Ethiopia’s government has begun selling some basic food items directly to consumers after imposing price controls that created shortages in the marketplace. Long lines are becoming a regular sight in Addis Ababa as people queue at government shops for sugar and edible oil.
Tesfanesh Zewde stood in line for more than an hour in the hot sun this week to buy a liter of cooking oil and two kilograms of sugar for her family.
Tesfanesh says she was forced to leave her office during work hours and queue at a government-operated fruit stand for items that until recently had been easily available in neighborhood shops.
Sugar, cooking oil and other items disappeared from store shelves in January, after Ethiopia imposed price ceilings on 18 basic commodities. The controls were ordered about the time food riots in Tunisia triggered the political unrest that spread across North Africa and the Middle East.
Local media hailed state intervention in the market as a bold move to help cash-strapped consumers cope with soaring global food prices.
But shop owners rebelled. They complained the ceilings were too low to allow them a fair profit, and refused to sell at what they said was a loss.
When price-controlled items became scarce, the government accused suppliers of creating artificial shortages. Prime Minister Meles Zenawi last month announced that the market had effectively failed. He said the government would bypass retailers and sell directly to consumers until the business community accepted the lower prices.
"We plan to flood the market to overcome artificial shortages that have been created through inefficiencies in the market system. This includes artificial shortages in edible oil and sugar. We intend to import lots of edible oil and sugar and flood the market to ensure it is stabilized," Zenawi said.
Ethiopia’s Trade and Industry Ministry was assigned the job of setting fair prices and profits for controlled items.
Efrem Woldesellassie, head of the ministry’s regulatory affairs department, says a government survey determined that the market failure was due to excessive profits charged by wholesalers and retailers.

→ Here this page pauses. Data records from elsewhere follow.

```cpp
template <int KH_, int S_, int CI_, int CO_, int IH_, int IW_>
struct ConvL {
  static constexpr int KH = KH_, KW = KH_, S = S_, CI = CI_, CO = CO_, IH = IH_, IW = IW_;
  static constexpr int OH = (IH - KH) / S + 1, OW = (IW - KW) / S + 1;
  static constexpr int PH = (IH + S - 1) / S, PW = (IW + S - 1) / S;
  static constexpr int KA = KH / S, KB = KW / S;
  static constexpr int TAPS = KH * KW * CI;
  static constexpr int NPL = CI * S * S;
  static constexpr int PWP = (PW + 7) / 8 * 8;
// ... 622 lines not shown
      float v[G::K3];
#pragma unroll
      for (int k = 0; k < G::K3; k++) v[k] = vn[k];
      const float gx = gn[0], gy = gn[1], dot = gn[0] * fn[0] + gn[1] * fn[1];
      asm volatile("" : : "v"(gx), "v"(gy), "v"(dot) : "memory");
#pragma unroll
      for (int k = 0; k < G::K3; k++) asm volatile("" : : "v"(v[k]) : "memory");
      if (nxt < n_img) { fetch(nxt); fetch3(nxt); }
      const __bf16* yb = y2s + kb * G::Y2E;
      float mx = -INFINITY;
#pragma unroll
      for (int k = 0; k < G::K3; k++) {
        v[k] *= it;
        if (wl + NW3 * k < G::P3) mx = fmaxf(mx, v[k]);
      }
      float se = 0.f;
#pragma unroll
      for (int k = 0; k < G::K3; k++) se += (wl + NW3 * k < G::P3) ? __expf(v[k] - mx) : 0.f;
      shm[wl * 64 + lane] = mx;
      shs[wl * 64 + lane] = se;
      __syncthreads();
      {
        float mw[NW3], sw[NW3];
#pragma unroll
        for (int ww = 0; ww < NW3; ww++) { mw[ww] = shm[ww * 64 + lane]; sw[ww] = shs[ww * 64 + lane]; }
        __builtin_amdgcn_sched_barrier(0);
#pragma unroll
        for (int ww = 0; ww < NW3; ww++) mx = fmaxf(mx, mw[ww]);
        se = 0.f;
#pragma unroll
        for (int ww = 0; ww < NW3; ww++) se += sw[ww] * __expf(mw[ww] - mx);
      }
      const float rse = 1.0f / se;
#pragma unroll
      for (int k = 0; k < G::K3; k++) {
        const int i = wl + NW3 * k;
        if (i < G::P3) {
          const int iy = i / L::OW;
          const float pr = __expf(v[k] - mx) * rse;
          const float ds = pr * (gx * (float)(i - iy * L::OW) + gy * (float)iy - dot);
          dt -= ds * v[k] * it;
          dzh[((iy + L::HA) * L::C + (i - iy * L::OW) + L::HB) * L::PP + lane] = (__bf16)(v[k] != 0.f ? ds * it : 0.f);
        }
      }
      if (img != j0) flush(img - a.wpp, z2s + (kb ^ 1) * G::Z2E);
      __syncthreads();
      if constexpr (ROLE == 0) {
        __bf16* zw = z2s + kb * G::Z2E;
#pragma unroll
        for (int tg = 0; tg < NGRP3; tg++) {
          f32x4 o[TG3];
#pragma unroll
          for (int u = 0; u < TG3; u++) o[u] = f32x4{0.f, 0.f, 0.f, 0.f};
          constexpr int HK = L::KS / 2;
          static_assert(L::KS % 2 == 0, "fragment steps in two halves");
          auto aoff = [&](int ks) {
            const int tp = ks / (L::CO / 32), hf = ks % (L::CO / 32), ta = tp / L::KB, tb = tp % L::KB;
            return ((L::HA - ta) * L::C + L::HB - tb) * L::PP + 32 * hf;
          };
          bf16x8 A[TG3][HK];
#pragma unroll
          for (int ks = 0; ks < HK; ks++)
#pragma unroll
            for (int u = 0; u < TG3; u++)
              A[u][ks] = *reinterpret_cast<const bf16x8*>(dzh + abase[tg * TG3 + u < MT ? tg * TG3 + u : MT - 1] + aoff(ks));
          __builtin_amdgcn_sched_barrier(0);
#pragma unroll
          for (int ks = 0; ks < L::KS; ks++) {
#pragma unroll
            for (int u = 0; u < TG3; u++) {
              o[u] = __builtin_amdgcn_mfma_f32_16x16x32_bf16(Bf[ks], A[u][ks % HK], o[u], 0, 0, 0);
              if (ks + HK < L::KS)
                A[u][ks % HK] = *reinterpret_cast<const bf16x8*>(dzh + abase[tg * TG3 + u < MT ? tg * TG3 + u : MT - 1] + aoff(ks + HK));
            }
            __builtin_amdgcn_sched_barrier(0);
          }
#pragma unroll
          for (int u = 0; u < TG3; u++) {
            const int t = tg * TG3 + u;
            if (t >= MT) continue;
            const int oi = obase + t * 16 * L::CI;
            if (oi < L::PH * L::PW * L::CI) {
              const uint2 yv = *reinterpret_cast<const uint2*>(yb + (oi >> 6) * G::CIP + (oi & 63));
              const bool m0 = (((yv.x & 0xffffu) - 1u) & 0xffffu) < 0x7fffu, m1 = (((yv.x >> 16) - 1u) & 0xffffu) < 0x7fffu;
              const bool m2 = (((yv.y & 0xffffu) - 1u) & 0xffffu) < 0x7fffu, m3 = (((yv.y >> 16) - 1u) & 0xffffu) < 0x7fffu;
              *reinterpret_cast<bf16x4*>(zw + oi) =
                  bf16x4{(__bf16)(m0 ? o[u][0] : 0.f), (__bf16)(m1 ? o[u][1] : 0.f), (__bf16)(m2 ? o[u][2] : 0.f),
                         (__bf16)(m3 ? o[u][3] : 0.f)};
            }
          }
        }
      } else {
#pragma unroll
        for (int s = 0; s < G::KS; s++) {
          constexpr int JB = (G::NPW + 2) / 3;
          bf16x8 A[G::MPW], B[JB];
#pragma unroll
          for (int i = 0; i < G::MPW; i++) {
            const int col = 16 * (mg * G::MPW + i) + 4 * pc;
            A[i] = tr_frag(dzh + zr0[s] + col, dzh + zr1[s] + col);
          }
#pragma unroll
          for (int jb = 0; jb < G::NPW; jb += JB) {
#pragma unroll
            for (int j = jb; j < jb + JB && j < G::NPW; j++) {
              const int tofs = ((j / L::KW) * L::IW + j % L::KW) * G::CIP;
              B[j - jb] = tr_frag(yb + ir0[s] + coff + tofs, yb + ir1[s] + coff + tofs);
            }
            __builtin_amdgcn_sched_barrier(0);
#pragma unroll
            for (int j = jb; j < jb + JB && j < G::NPW; j++)
#pragma unroll
              for (int i = 0; i < G::MPW; i++) acc[i][j] = __builtin_amdgcn_mfma_f32_16x16x32_bf16(A[i], B[j - jb], acc[i][j], 0, 0, 0);
            __builtin_amdgcn_sched_barrier(0);
          }
          if (ng == 0) {
#pragma unroll
            for (int i = 0; i < G::MPW; i++) bacc[i] = __builtin_amdgcn_mfma_f32_16x16x32_bf16(A[i], ones, bacc[i], 0, 0, 0);
          }
        }
      }
      if (nxt < n_img) put(y2s + (kb ^ 1) * G::Y2E);
      __syncthreads();
    }
    if (j0 < n_img) flush(j0 + ((n_img - 1 - j0) / a.wpp) * a.wpp, z2s + (kb ^ 1) * G::Z2E);
    if constexpr (ROLE == 1) {
      float* sl = a.slab + (long)blockIdx.x * TG::SLABF;
#pragma unroll
      for (int i = 0; i < G::MPW; i++)
#pragma unroll
        for (int j = 0; j < G::NPW; j++)
          *reinterpret_cast<f32x4*>(sl + (((wv * G::MPW + i) * G::NPW + j) * 64 + lane) * 4) = acc[i][j];
      if (ng == 0 && l16 == 0) {
#pragma unroll
        for (int i = 0; i < G::MPW; i++)
#pragma unroll
          for (int r = 0; r < 4; r++) sl[L::CO * L::TAPS + 16 * (mg * G::MPW + i) + 4 * g + r] = bacc[i][r];
      }
    }
    dt = wave_sum(dt);
    if (lane == 0) shd[w] = dt;
    __syncthreads();
    if (tid == 0 && j0 < n_img) {
      float sum = 0.f;
#pragma unroll
      for (int ww = 0; ww < NW3; ww++) sum += shd[ww];
      a.dtp[p][j0] = sum;
    }
  };
  if (w < ND3) run(std::integral_constant<int, 0>{});
  else run(std::integral_constant<int, 1>{});
}

inline size_t al256(size_t x) { return (x + 255) & ~(size_t)255; }
inline int cdivi(long a, long b) { return (int)((a + b - 1) / b); }
constexpr int cdivi_c(int a, int b) { return (a + b - 1) / b; }

struct WsPlan {
  size_t wpk2[EBW_MAXP], wpk3[EBW_MAXP], dz2[EBW_MAXP], dz1[EBW_MAXP], slab1, slab2, slab3, total;
  int wpp;
};
template <class G>
WsPlan plan(int nprob, const int* n) {
  WsPlan w{};
  long maxn = 1;
  for (int p = 0; p < nprob; p++) maxn = n[p] > maxn ? n[p] : maxn;
  const int per = 256 / nprob > 1 ? 256 / nprob : 1;
  w.wpp = (int)(per < maxn ? per : maxn);
  size_t off = 0;
  for (int p = 0; p < nprob; p++) {
    w.wpk2[p] = off; off += al256((size_t)G::L2::NCOMBO * G::L2::KS * 64 * 16);
    w.wpk3[p] = off; off += al256((size_t)G::L3::NCOMBO * G::L3::KS * 64 * 16);
    w.dz2[p] = off; off += al256((size_t)n[p] * G::L3::IH * G::L3::IW * 64 * 2);
    w.dz1[p] = off; off += al256((size_t)n[p] * G::L2::IH * G::L2::IW * 32 * 2);
  }
  const size_t nwg = (size_t)nprob * w.wpp;
  w.slab1 = off; off += al256(nwg * TrGeo<typename G::L1>::SLABF * 4);
  w.slab2 = off; off += al256(nwg * TrGeo<typename G::L2>::SLABF * 4);
  w.slab3 = off; off += al256(nwg * TrGeo<typename G::L3>::SLABF * 4);
  w.total = off;
  return w;
}

template <class K>
int set_lds(K kern, size_t bytes) {
  return hipFuncSetAttribute(reinterpret_cast<const void*>(kern), hipFuncAttributeMaxDynamicSharedMemorySize, (int)bytes) ==
                 hipSuccess ? 0 : -1;
}

template <class L, class InT, class DzT>
int launch_wgrad_tr(const WgArgs& a, int nwg, hipStream_t st) {
  auto kern = ebw_wgrad_tr_kernel<L, InT, DzT>;
  constexpr size_t lds = TrGeo<L>::lds_bytes;
  static int once = set_lds(kern, lds);
  if (once) return TACORL_ELAUNCH;
  hipLaunchKernelGGL(kern, dim3(nwg), dim3(NT), lds, st, a);
  return TACORL_OK;
}
template <class L, class DzT>
int launch_dgrad(const DgArgs& a, int nwg, hipStream_t st) {
  auto kern = ebw_dgrad_kernel<L, DzT>;
  constexpr size_t lds = dgrad_lds_bytes<L>();
  static int once = set_lds(kern, lds);
  if (once) return TACORL_ELAUNCH;
  hipLaunchKernelGGL(kern, dim3(nwg), dim3(NT), lds, st, a);
  return TACORL_OK;
}
template <class L>
int launch_l3(const L3Args& a, int nwg, hipStream_t st) {
  auto kern = ebw_l3_kernel<L>;
  constexpr size_t lds = L3Geo<L>::lds_bytes;
  static int once = set_lds(kern, lds);
  if (once) return TACORL_ELAUNCH;
  hipLaunchKernelGGL(kern, dim3(nwg), dim3(NT3), lds, st, a);
  return TACORL_OK;
}
template <class G>
int run(int nprob, const EbwProblem* pr, int accumulate, void* ws, size_t ws_bytes, hipStream_t st, int mode, int parts) {
  using L1 = typename G::L1; using L2 = typename G::L2; using L3 = typename G::L3;
  int n[EBW_MAXP];
  for (int p = 0; p < nprob; p++) n[p] = pr[p].n;
  const WsPlan w = plan<G>(nprob, n);
  if (ws_bytes < w.total) return TACORL_ENOMEM;
  unsigned char* base = (unsigned char*)ws;
  const int nwg = nprob * w.wpp;
  PkArgs k2{}, k3{};
  for (int p = 0; p < nprob; p++) {
    k2.w[p] = pr[p].w2; k2.out[p] = (uint4*)(base + w.wpk2[p]);
    k3.w[p] = pr[p].w3; k3.out[p] = (uint4*)(base + w.wpk3[p]);
  }
  if (mode != 2) {
    hipLaunchKernelGGL((ebw_pack2_kernel<L2, L3>), dim3(cdivi(L2::NCOMBO * L2::KS * 64, 256) + cdivi(L3::NCOMBO * L3::KS * 64, 256), nprob),
                       dim3(256), 0, st, k2, k3);
  }
  if (mode == 1) return hipGetLastError() == hipSuccess ? TACORL_OK : TACORL_ELAUNCH;
  DgArgs d3{}, d2{};
  WgArgs g3{}, g2{}, g1{};
  float *gw1[EBW_MAXP], *gb1[EBW_MAXP], *gw2[EBW_MAXP], *gb2[EBW_MAXP], *gw3[EBW_MAXP], *gb3[EBW_MAXP];
  for (int p = 0; p < nprob; p++) {
    __bf16* dz2 = (__bf16*)(base + w.dz2[p]);
    __bf16* dz1 = (__bf16*)(base + w.dz1[p]);
    d3.dz[p] = pr[p].dz3; d3.yin[p] = (const __bf16*)pr[p].y2; d3.wpk[p] = k3.out[p]; d3.dx[p] = dz2; d3.n[p] = n[p];
    d2.dz[p] = dz2; d2.yin[p] = (const __bf16*)pr[p].y1; d2.wpk[p] = k2.out[p]; d2.dx[p] = dz1; d2.n[p] = n[p];
    g3.in[p] = pr[p].y2; g3.dz[p] = pr[p].dz3; g3.n[p] = n[p];
    g2.in[p] = pr[p].y1; g2.dz[p] = dz2; g2.n[p] = n[p];
    g1.in[p] = pr[p].img; g1.dz[p] = dz1; g1.n[p] = n[p];
    gw1[p] = pr[p].g_w1; gb1[p] = pr[p].g_b1; gw2[p] = pr[p].g_w2; gb2[p] = pr[p].g_b2;
    gw3[p] = pr[p].g_w3; gb3[p] = pr[p].g_b3;
  }
  d3.wpp = d2.wpp = g3.wpp = g2.wpp = g1.wpp = w.wpp;
  constexpr int dg2 = 2;
  long maxn = 1;
  for (int p = 0; p < nprob; p++) maxn = n[p] > maxn ? n[p] : maxn;
  auto per_cu = [](size_t lds) { return (size_t)dg2 * lds <= 160 * 1024 ? dg2 : 1; };
  const int k3w = per_cu(dgrad_lds_bytes<L3>()), k2w = per_cu(dgrad_lds_bytes<L2>());
  d3.wpp = (int)((long)k3w * w.wpp < maxn ? (long)k3w * w.wpp : maxn);
  d2.wpp = (int)((long)k2w * w.wpp < maxn ? (long)k2w * w.wpp : maxn);
  g1.slab = (float*)(base + w.slab1); g2.slab = (float*)(base + w.slab2); g3.slab = (float*)(base + w.slab3);
  int rc;
  const bool fused3 = (parts & EBW_FUSED3) != 0;
  if (fused3 && (parts & EBW_ALL) != EBW_ALL) return TACORL_EINVAL;
  {
    if (fused3) {
      L3Args f{};
      for (int p = 0; p < nprob; p++) {
        f.y3[p] = pr[p].y3; f.temp[p] = pr[p].temp; f.sa[p] = pr[p].sa; f.d_sa[p] = pr[p].d_sa;
        f.y2[p] = (const __bf16*)pr[p].y2; f.wpk[p] = k3.out[p]; f.dz2[p] = (__bf16*)(base + w.dz2[p]);
        f.dtp[p] = pr[p].dtp; f.n[p] = n[p];
      }
      f.slab = g3.slab; f.wpp = w.wpp;
      if constexpr (L3Geo<L3>::ok) {
        if ((rc = launch_l3<L3>(f, nwg, st))) return rc;
      } else {
        return TACORL_EINVAL;
      }
    } else {
      if ((parts & EBW_DGRAD3) && (rc = launch_dgrad<L3, float>(d3, nprob * d3.wpp, st))) return rc;
      if ((parts & EBW_WGRAD3) && (rc = launch_wgrad_tr<L3, __bf16, float>(g3, nwg, st))) return rc;
    }
    if ((parts & EBW_DGRAD2) && (rc = launch_dgrad<L2, __bf16>(d2, nprob * d2.wpp, st))) return rc;
    if ((parts & EBW_WGRAD2) && (rc = launch_wgrad_tr<L2, __bf16, __bf16>(g2, nwg, st))) return rc;
    if ((parts & EBW_WGRAD1) && (rc = launch_wgrad_tr<L1, __bf16, __bf16>(g1, nwg, st))) return rc;
    if (!(parts & EBW_REDUCE)) return hipGetLastError() == hipSuccess ? TACORL_OK : TACORL_ELAUNCH;
    RdTrArgs t{};
    t.slab[0] = g1.slab; t.slab[1] = g2.slab; t.slab[2] = g3.slab;
    auto fill = [&](int l, auto geo, int co, int taps) {
      using TG = decltype(geo);
      t.co[l] = co; t.taps[l] = taps; t.mpw[l] = TG::MPW; t.npw[l] = TG::NPW; t.mgrp[l] = TG::T::MGRP;
      t.ngrp[l] = TG::T::NGRP; t.kgrp[l] = TG::T::KGRP; t.slabf[l] = TG::SLABF;
    };
    fill(0, TrGeo<L1>{}, L1::CO, L1::TAPS); fill(1, TrGeo<L2>{}, L2::CO, L2::TAPS); fill(2, TrGeo<L3>{}, L3::CO, L3::TAPS);
    t.wpp = w.wpp; t.accumulate = accumulate;
    for (int p = 0; p < nprob; p++) {
      t.gw[0][p] = gw1[p]; t.gb[0][p] = gb1[p]; t.gw[1][p] = gw2[p]; t.gb[1][p] = gb2[p];
      t.gw[2][p] = gw3[p]; t.gb[2][p] = gb3[p];
    }
    constexpr int maxper_t = cmax(L1::SLABF, cmax(L2::SLABF, L3::SLABF));
    static_assert(cdivi_c(maxper_t, 64) - 1 > cdivi_c(L1::SLABF, 64), "the temperature block must lie beyond conv1's elements");
    if (fused3) {
      for (int p = 0; p < nprob; p++) { t.dtp[p] = pr[p].dtp; t.g_temp[p] = pr[p].g_temp; t.ndt[p] = n[p] < w.wpp ? n[p] : w.wpp; }
      t.ileave[2] = 1; t.mpw[2] = L3Geo<L3>::MPW; t.npw[2] = L3Geo<L3>::NPW; t.mgrp[2] = L3Tile::MGRP; t.ngrp[2] = L3Tile::NGRP;
    }
    hipLaunchKernelGGL(ebw_reduce_tr_kernel, dim3(cdivi(maxper_t, 64), 3 * nprob), dim3(256), 0, st, t);
    return hipGetLastError() == hipSuccess ? TACORL_OK : TACORL_ELAUNCH;
  }
}

}

#define EBW_GEOMS(X) X(84, 84) X(64, 64) X(44, 60) X(128, 128) X(150, 200)

bool ebw_fused3_supported(int H, int W) {
#define X(h, w) if (H == h && W == w) return L3Geo<Geo<h, w>::L3>::ok;
  EBW_GEOMS(X)
#undef X
  return false;
}
bool ebw_supported(int H, int W) {
#define X(h, w) if (H == h && W == w) return true;
  EBW_GEOMS(X)
#undef X
  return false;
}
size_t ebw_ws_bytes(int nprob, const int* n_img, int H, int W) {
  if (nprob < 1 || nprob > EBW_MAXP) return 0;
#define X(h, w) if (H == h && W == w) return plan<Geo<h, w>>(nprob, n_img).total;
  EBW_GEOMS(X)
#undef X
  return 0;
}
int ebw_conv_backward(int nprob, const EbwProblem* pr, int H, int W, int accumulate, void* ws, size_t ws_bytes,
                      hipStream_t st, int mode, int parts) {
  if (nprob < 1 || nprob > EBW_MAXP) return TACORL_EINVAL;
#define X(h, w) if (H == h && W == w) return run<Geo<h, w>>(nprob, pr, accumulate, ws, ws_bytes, st, mode, parts);
  EBW_GEOMS(X)
#undef X
  return TACORL_EINVAL;
}
```

Baseline: 1368 grad-steps/s.

## Fuse conv2 dgrad and wgrad into one warp-specialized backward kernel

Adds a fused conv2 backward kernel in which some waves compute the data gradient, applying the ReLU mask from y1, while the other waves compute weight and bias gradients. Both read the same double-buffered LDS copy of dz2 and y1. It replaces two separate launches, each re-reading dz2 from global memory, and is enabled by default whenever conv3 fusion is active and the geometry supports it. The cost is heavy LDS use per workgroup (double buffer of halo plus y1 image), which may lower occupancy, and a new reduction tiling layout for conv2.

Measured after the change: 1375 grad-steps/s, median of 2. No clear change (+0.5%).

```diff
diff --git a/tacorl_amd/csrc/dense_ops.hip b/tacorl_amd/csrc/dense_ops.hip
--- a/tacorl_amd/csrc/dense_ops.hip
+++ b/tacorl_amd/csrc/dense_ops.hip
@@ -913,6 +913,7 @@
   const char* fe = getenv("TACORL_EBW_FUSE3");
   const int fuse3 = fe ? atoi(fe) : 1;
   const bool fused3 = fuse3 && (parts & 127) == 127 && ebw_fused3_supported(H, W);
+  const bool fused2 = fused3 && ebw_fused2_supported(H, W);
   if (fused3) {
     for (int p = 0; p < nprob; p++) {
       pr[p].y3 = sb.y3[p]; pr[p].temp = sb.temp[p]; pr[p].sa = sb.sa[p]; pr[p].d_sa = sb.d_sa[p];
@@ -928,7 +929,7 @@
   }
   if (!(parts & EBW_ALL)) return hipGetLastError() == hipSuccess ? TACORL_OK : TACORL_ELAUNCH;
   const int rc = ebw_conv_backward(nprob, pr, H, W, accumulate, (unsigned char*)ws + pl.conv_off, pl.total - pl.conv_off, st, prepacked ? 2 : 0,
-                                   (parts & EBW_ALL) | (fused3 ? EBW_FUSED3 : 0));
+                                   (parts & EBW_ALL) | (fused3 ? EBW_FUSED3 : 0) | (fused2 ? EBW_FUSED2 : 0));
   if (rc != TACORL_OK) FAIL(rc, "encoder_bwd_fused_conv: conv backward launch failed (%d)", rc);
   return hipGetLastError() == hipSuccess ? TACORL_OK : TACORL_ELAUNCH;
 }
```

He said the ministry decided to limit profits to 4-6 percent on sugar and cooking oil.
"These people. They used to get big profits, even without paying any tax to the government, but this time they got a profit [of] 6 percent for sugar, 4 percent for palm oil. To my understanding, covering all costs, this profit margin is sufficient for them to survive," Woldesellassie said.
Efrem says price controls and government sales outlets are a temporary measure until the market stabilizes. But market economists and business people argue any state interference in the buyer-seller relationship is ultimately counterproductive.
Ethiopian Chamber of Commerce President Eyessus Work Zafu says the price ceilings are another step in a long-term trend in Ethiopia toward greater state control over the economy.
"The government is becoming more and more preponderant in the economy in recent years, more than even 10 years ago. The long-term solution is not working on the assumption that government alone could bring about the balanced and rapid sustainable econ growth and development. It cannot. That paradigm has been tried for many years and failed." Eyessus said.
Eyessus says he sees great danger in the state’s increasing tendency, when economic policies don’t work, to demonize the private sector.
"When the first price control measures were announced, we started reading in the paper a very serious malignant hate campaign, letters, articles in the papers, and many have been engaged in widening the split between consumers and merchants or business people. [The] government will have to take the initiative to normalize things, because if the government does not, the differences will widen, and the ultimate consequences could be serious," Eyessus said.
Economists also question whether the price caps are helping to keep down rising costs. The government statistics agency reports an inflation rate of 14 percent in February, the first full month the caps were in effect.
And when the controls are inevitably removed, experts say prices are bound to jump to where they would have been anyway.
People waiting to purchase cooking oil and sugar this week wondered whether, given the rapid rise of global prices, Ethiopia might again see the day when local governments distribute food, as they did during the Communist era.